I have had only safe experiences using xanax with cocaine. Your experiences may differ


----------



## Sprinklervibes

Had a really fun 2006-2007 night on alcohol, xanax, weed, and later cocaine to keep me a bit energetic because I was getting very tired. Nice combo. 
I also like the speed+ benzo combo(+ alcohol and weed is even better), totally kills all anxiety and makes for a much more enjoyable, floaty, E-like high.


----------



## InHerOwnWrite

it all sounds safe to me... and good... 
i'm jealous.
agree with sandbag though- i think the better progression would be to take vicodin, do coke, then eat xanax.
but whatever, i'm sure it's a great time.


----------



## mukant666

InHerOwnWrite said:
			
		

> it all sounds safe to me... and good...
> i'm jealous.
> agree with sandbag though- i think the better progression would be to take vicodin, do coke, then eat xanax.
> but whatever, i'm sure it's a great time.



I agree, mostly because i do it all the time.
pop a vicodin then when it kicks in do the coke.
when u start coming down off the coke eat the xanax.
so u wont be so irritable when coke wares off, relax and be able to fall asleep later


----------



## twoci

I had a relative die.  The coroner's report stated that he tested positive for alcohol, cocaine, hydrocodone, and a unspecified OTC cough med.  Be careful.


----------



## Meena

I do it every day, BUT! does doesn't mean that your body will handle it like mine.. I do coke and take like 6 xanax a day...


----------



## Aerosol Irie

Meena said:
			
		

> I do it every day, BUT! does doesn't mean that your body will handle it like mine.. I do coke and take like 6 xanax a day...

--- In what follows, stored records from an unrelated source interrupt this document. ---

# clinfo/kGCN

Hardware: AMD Instinct MI355X
Metric: graphs/sec GraphConv fwd+bwd, 32-node mol graphs x64 feat (higher is better)
Workload: dtype f32

## Files before the change

include/kgcn_hip.h:

```cpp
#ifndef KGCN_HIP_H_
#define KGCN_HIP_H_

#include <stdint.h>

#ifdef __cplusplus
extern "C" {
#endif

#define KGCN_HIP_ABI_VERSION 2

#define KGCN_PAD_COL 32

#define KGCN_ROW_PAD_COMPACT 0x104
#define KGCN_CSR_UNIT_VALUES 1


typedef struct kgcn_csr_batch {
  int32_t num_graphs;
  int32_t rows;
  int32_t cols;
  int32_t max_nnz_per_graph;
  int32_t row_pad;
  int32_t reserved_;
  int64_t nnz;
// ... 123 lines not shown
int kgcn_dense_fwd_act_f32(const float* x, int64_t m, int32_t din, int64_t x_ld, const float* w, int64_t w_ld,
                           int32_t trans_w, const float* bias, float* y, int32_t dout, int64_t y_ld, int32_t act,
                           void* stream);
int64_t kgcn_dense_fwd_workspace_bytes(int32_t din, int32_t dout);
int kgcn_dense_fwd_ws_f32(const float* x, int64_t m, int32_t din, int64_t x_ld, const float* w, int64_t w_ld,
                          int32_t trans_w, const float* bias, float* y, int32_t dout, int64_t y_ld, int32_t act,
                          void* workspace, int64_t workspace_bytes, void* stream);
#define KGCN_WTABLE_MAX_JOBS 16
typedef struct kgcn_wtable_job {
  const float* w;
  int64_t w_ld;
  int32_t trans_w, k, n;
  int32_t k_w;
  void* table;
  const float* extra_row;
} kgcn_wtable_job;
int kgcn_wtable_split_multi(const kgcn_wtable_job* jobs, int32_t num_jobs, void* stream);
int kgcn_dense_fwd_tab_f32(const float* x, int64_t m, int32_t din, int64_t x_ld, const float* w, int64_t w_ld,
                           int32_t trans_w, const float* bias, float* y, int32_t dout, int64_t y_ld, int32_t act,
                           const void* table, int64_t table_bytes, void* stream);
int kgcn_dense_dx_dact_f32(const float* grad, const float* act_out, int64_t m, int32_t dout, int64_t ld, const float* w,
                           int64_t w_ld, int32_t din, float* dx, int64_t dx_ld, int32_t act, float* dpre,
                           void* workspace, int64_t workspace_bytes, void* stream);
int kgcn_dense_dx_dact_tab_f32(const float* grad, const float* act_out, int64_t m, int32_t dout, int64_t ld, const float* w,
                               int64_t w_ld, int32_t din, float* dx, int64_t dx_ld, int32_t act, float* dpre, const void* table,
                               int64_t table_bytes, void* stream);
int kgcn_dense_dx_dact_gather_supported(int64_t m, int32_t din, int32_t dout);
int kgcn_dense_dx_dact_gather_f32(const float* grad, const float* pooled_grad, int64_t pooled_ld, int32_t n_nodes,
                                  const float* act_out, int64_t m, int32_t dout, int64_t ld, const float* w, int64_t w_ld,
                                  int32_t din, float* dx, int64_t dx_ld, int32_t act, float* dpre, void* table,
                                  int64_t table_bytes, int32_t table_ready, void* stream);
int kgcn_dense_bwd_supported(int64_t m, int32_t din, int32_t dout);
int kgcn_dense_bwd_f32(const float* grad, const float* pooled_grad, int64_t pooled_ld, int32_t n_nodes, const float* act_out,
                       int32_t act, int64_t ld, const float* x, int64_t x_ld, int64_t m, int32_t din, int32_t dout,
                       const float* w, int64_t w_ld, float* dx, int64_t dx_ld, float* dw, float* dbias, void* table,
                       int64_t table_bytes, int32_t table_ready, void* workspace, int64_t workspace_bytes, void* stream);
int kgcn_dense_bwd_dot_f32(const float* grad, const float* act_out, int32_t act, int64_t ld, const float* x, int64_t x_ld, int64_t m,
                           int32_t din, int32_t dout, const float* w, int64_t w_ld, const float* dotx, int64_t dotx_ld, float* dw,
                           float* dbias, float* dot_out, void* table, int64_t table_bytes, int32_t table_ready, void* workspace,
                           int64_t workspace_bytes, void* stream);
int kgcn_dense_dx_dact_dot_supported(int64_t m, int32_t din, int32_t dout);
int64_t kgcn_dense_dx_dact_dot_workspace_bytes(int64_t m, int32_t din);
int kgcn_dense_dx_dact_dot_f32(const float* grad, const float* act_out, int64_t m, int32_t dout, int64_t ld, const float* w,
                               int64_t w_ld, int32_t din, const float* dotx, int64_t dotx_ld, int32_t act, float* dpre,
                               void* table, int64_t table_bytes, int32_t table_ready, float* dot_out, void* workspace,
                               int64_t workspace_bytes, void* stream);
int kgcn_act_fwd_f32(const float* x, int64_t n, int32_t act, float* y, void* stream);
int kgcn_act_bwd_f32(const float* act_out, const float* grad, int64_t n, int32_t act, float* dpre, void* stream);
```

Wow thats a very bad habit ;x


----------



## enoughorangejuice?

yea you should have taken the hydrocodone before the coke, then bumped some lines, then smoked the blueberry then later on take the alprazolam.  at least SWIM thinks so.


----------



## MDPVagrant

InHerOwnWrite said:
			
		

> agree with sandbag though- i think the better progression would be to take vicodin, do coke, then eat xanax.

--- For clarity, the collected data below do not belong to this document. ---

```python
def ln_modulate(x: torch.Tensor, ada: torch.Tensor, scale_off: int, shift_off: int, ld_ada: int, rows_per: int,
                out: torch.Tensor, M: int, Cdim: int, eps: float):
    base = _ptr(ada)
    check(_lib.load().cvar_ln_modulate(_ptr(x), base + 4 * scale_off, base + 4 * shift_off, ld_ada, rows_per,
                                       _ptr(out), dt(out), M, Cdim, eps, _stream()), 'cvar_ln_modulate')
    return out


def silu_cast(x: torch.Tensor, out: torch.Tensor):
    check(_lib.load().cvar_silu_cast(_ptr(x), _ptr(out), dt(out), x.numel(), _stream()), 'cvar_silu_cast')
    return out


def _level_arrays(lvl_end, holes):
    n = len(lvl_end) if lvl_end else 0
    arr = (C.c_int * max(n, 1))(*(lvl_end or [0]))
    harr = None
    if holes:
        if len(holes) != n:
            raise ValueError('one (lo, hi) hole per level')
        harr = (C.c_int * (2 * n))(*[int(v) for h in holes for v in h])
    return n, arr, harr


def attention(qkv: torch.Tensor, out: torch.Tensor, R: int, H: int, Lmax: int, q_off: int, l: int, scale: float,
              lvl_end: Optional[Sequence[int]] = None, qkv_off: int = 0, rowwise: bool = False, lse: Optional[torch.Tensor] = None,
              holes: Optional[Sequence[Sequence[int]]] = None, q: Optional[torch.Tensor] = None, prescaled: bool = False, v1: bool = False):
    n, arr, harr = _level_arrays(lvl_end, holes)
    if q is not None and (q.dtype != qkv.dtype or q.numel() < R * l * H * 64):
        raise ValueError('q must hold R*l rows of H*64 elements in the arena dtype')
    if prescaled:
        if rowwise or q is None:
            raise ValueError('prescaled queries: K/V-arena form of the MFMA kernel only')
        check(_lib.load().cvar_attention_prescaled(_ptr(qkv) + qkv_off * qkv.element_size(), _ptr(q), dt(qkv), R, H, Lmax, q_off, l,
                                                   arr, n, harr, _ptr(out), _ptr(lse), _stream()), 'cvar_attention_prescaled')
        return out
    fn = _lib.load().cvar_attention_rowwise if rowwise else (_lib.load().cvar_attention_v1 if v1 else _lib.load().cvar_attention)
    check(fn(_ptr(qkv) + qkv_off * qkv.element_size(), _ptr(q), dt(qkv), R, H, Lmax, q_off, l, scale,
                                     arr, n, harr, _ptr(out), _ptr(lse), _stream()), 'cvar_attention')
    return out


def attention_bwd(qkv, o, dout, lse, dqkv, ws, R, H, Lmax, l, scale, lvl_end=None, qkv_off: int = 0, rowwise: bool = False, holes=None):
    n, arr, harr = _level_arrays(lvl_end, holes)
    fn = _lib.load().cvar_attention_bwd_rowwise if rowwise else _lib.load().cvar_attention_bwd
    check(fn(_ptr(qkv) + qkv_off * qkv.element_size(), dt(qkv), _ptr(o), _ptr(dout), _ptr(lse), R, H, Lmax, 0, l, scale,
                                         arr, n, harr, _ptr(dqkv), _ptr(ws), _stream()), 'cvar_attention_bwd')
    return dqkv


def cos_qk_norm(qkv: torch.Tensor, R: int, H: int, Lmax: int, q_off: int, l: int, scale_mul: torch.Tensor,
                qkv_off: int = 0, sm_off: int = 0, norms: Optional[torch.Tensor] = None, q: Optional[torch.Tensor] = None, q_mul: float = 1.0):
    check(_lib.load().cvar_cos_qk_norm(_ptr(qkv) + qkv_off * qkv.element_size(), _ptr(q), dt(qkv), R, H, Lmax, q_off, l,
                                       _ptr(scale_mul) + 4 * sm_off, _ptr(norms), float(q_mul), _stream()), 'cvar_cos_qk_norm')


def cos_qk_norm_bwd(qkv, dqkv, R, H, Lmax, l, scale_mul, norms, dsm_tok, sm_off: int = 0):
    check(_lib.load().cvar_cos_qk_norm_bwd(_ptr(qkv), _ptr(dqkv), dt(qkv), R, H, Lmax, l, _ptr(scale_mul) + 4 * sm_off, _ptr(norms), _ptr(dsm_tok),
                                           _stream()), 'cvar_cos_qk_norm_bwd')


def cfg_sample(logits: torch.Tensor, B: int, nrep: int, l: int, V: int, coef: Sequence[float], top_k: int, top_p: float,
               seed: int, stage: int, n_draw: int, idx_out: torch.Tensor, combined: Optional[torch.Tensor] = None,
               margin: Optional[torch.Tensor] = None, kept: Optional[torch.Tensor] = None, seed_dev: Optional[torch.Tensor] = None,
               ldv: int = 0, codebook: Optional[torch.Tensor] = None, smooth_mul: float = 1.0, smooth_tau: float = 1.0,
               gumbel: Optional[torch.Tensor] = None, soft_out: Optional[torch.Tensor] = None, expo: Optional[torch.Tensor] = None):
    if expo is not None and (expo.dtype != torch.float32 or not expo.is_contiguous() or expo.numel() != n_draw * B * l * V
                             or expo.device != logits.device):
        raise ValueError(f'cfg_sample: expo must be a contiguous float32 ({n_draw * B}, {l}, {V}) tensor on {logits.device}')
# ... 278 lines not shown
```

### include/cvar.h

```cpp
#ifndef CVAR_H
#define CVAR_H

#include <stdint.h>

#ifdef __cplusplus
extern "C" {
#endif

typedef enum { CVAR_OK = 0, CVAR_EINVAL = -1, CVAR_EUNSUPPORTED = -2, CVAR_ELAUNCH = -3 } cvar_status;
typedef enum { CVAR_F32 = 0, CVAR_BF16 = 1 } cvar_dtype;
typedef enum { CVAR_ACT_NONE = 0, CVAR_ACT_GELU_TANH = 1, CVAR_ACT_GELU_GRAD = 2 } cvar_act;

int cvar_abi_version(void);
const char* cvar_status_str(int status);

typedef struct {
    int M, N, K;
    int dtype;
    const void* A; int64_t lda;
    const void* W; int64_t ldw;
    int batch;
    int64_t strideA, strideW, strideC, strideR;
    int conv;
    int Hin, Win, Cin, Hout, Wout, stride, up;
// ... 3 lines not shown
    const float* gate; int64_t ldg; int gate_rows;
    const void* residual; int res_dtype; int64_t ldr;
    void* C; int out_dtype; int64_t ldc;
    int remap_l, remap_L, remap_off;
    void* pre_act;
    const void* aux;
    const float* gate_scale;
    void* ws; int64_t ws_bytes;
    int tile_cfg;
    int stagger;
    int group_m;
    void* C_split; int split_n; int64_t ld_split;
    float split_alpha;
    void* ln_out; int ln_out_dtype;
    const float* ln_scale; const float* ln_shift; int64_t ld_ln; int ln_rows; float ln_eps;
    float* gn_part;
} cvar_gemm_desc;
int cvar_gemm(const cvar_gemm_desc* d, void* stream);
int cvar_conv3x3_gn_partials(int dtype, int stride, int Cin, int Cout, int Hin, int Win, int Hout, int Wout, int* tiles_per_image, int* pixels_per_tile);

int cvar_gemm_tn(const void* A, int64_t lda, const void* B, int64_t ldb, float* C, int64_t ldc, int T, int Nn, int Kk,
                 float* ws, int64_t ws_bytes, float* colsum_a, void* stream);

int cvar_ln_modulate(const float* x, const float* scale, const float* shift, int64_t ld_ada, int rows_per,
                     void* out, int out_dtype, int M, int C, float eps, void* stream);

int cvar_silu_cast(const float* x, void* out, int out_dtype, int64_t n, void* stream);

int cvar_attention(const void* qkv, const void* q, int dtype, int R, int H, int Lmax, int q_off, int l, float scale,
                   const int* lvl_end_host, int n_lvl, const int* hole_host, void* out,
                   float* lse , void* stream);
int cvar_attention_rowwise(const void* qkv, const void* q, int dtype, int R, int H, int Lmax, int q_off, int l, float scale,
                           const int* lvl_end_host, int n_lvl, const int* hole_host, void* out, float* lse, void* stream);
int cvar_attention_prescaled(const void* kv, const void* q, int dtype, int R, int H, int Lmax, int q_off, int l,
                             const int* lvl_end_host, int n_lvl, const int* hole_host, void* out, float* lse, void* stream);
int cvar_attention_v1(const void* qkv, const void* q, int dtype, int R, int H, int Lmax, int q_off, int l, float scale,
                      const int* lvl_end_host, int n_lvl, const int* hole_host, void* out, float* lse, void* stream);
int cvar_attention_bwd(const void* qkv, int dtype, const void* o, const void* dout, const float* lse, int R, int H, int Lmax,
                       int q_off, int l, float scale, const int* lvl_end_host, int n_lvl, const int* hole_host, void* dqkv, float* ws, void* stream);
int cvar_attention_bwd_rowwise(const void* qkv, int dtype, const void* o, const void* dout, const float* lse, int R, int H, int Lmax,
                               int q_off, int l, float scale, const int* lvl_end_host, int n_lvl, const int* hole_host, void* dqkv, float* ws,
                               void* stream);

int cvar_cos_qk_norm(void* qkv, void* q, int dtype, int R, int H, int Lmax, int q_off, int l, const float* scale_mul,
                     float* norms ,
                     float q_mul , void* stream);
int cvar_cos_qk_norm_bwd(const void* qkv, void* dqkv, int dtype, int R, int H, int Lmax, int l, const float* scale_mul,
                         const float* norms, float* dsm_tok, void* stream);
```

I disagree... I'd take the X with the coke (to take the edge off and give the high a mellower flavor), then take the vicodin afterward.  IMO opiates help with the coke comedown *much* more effectively than benzos.


----------



## TheDankaholic

I use Xanax, Clonazepam, Or Temazepam to come down off of coke no problem. But i take benzo's daily because there prescribed to me so maybe it's a little safer for me because my body is used to it.


----------



## romaniaK

i take xanax after doing coke so I can relax. I like the combination. A friend just told me u can die from coke and xanax together but I never heard of anything like that (if done in moderation of course and not OD on coke or something)


----------



## rickymissiles

Hey everyone, first time poster. I drink and do coke occasionally now, i used to be pretty addicted where everytime i drank i wanted to do it. 

I fall asleep fine when im drunk and high on coke, but i have bad anxiety. I am prescribed .5 mg xanax. 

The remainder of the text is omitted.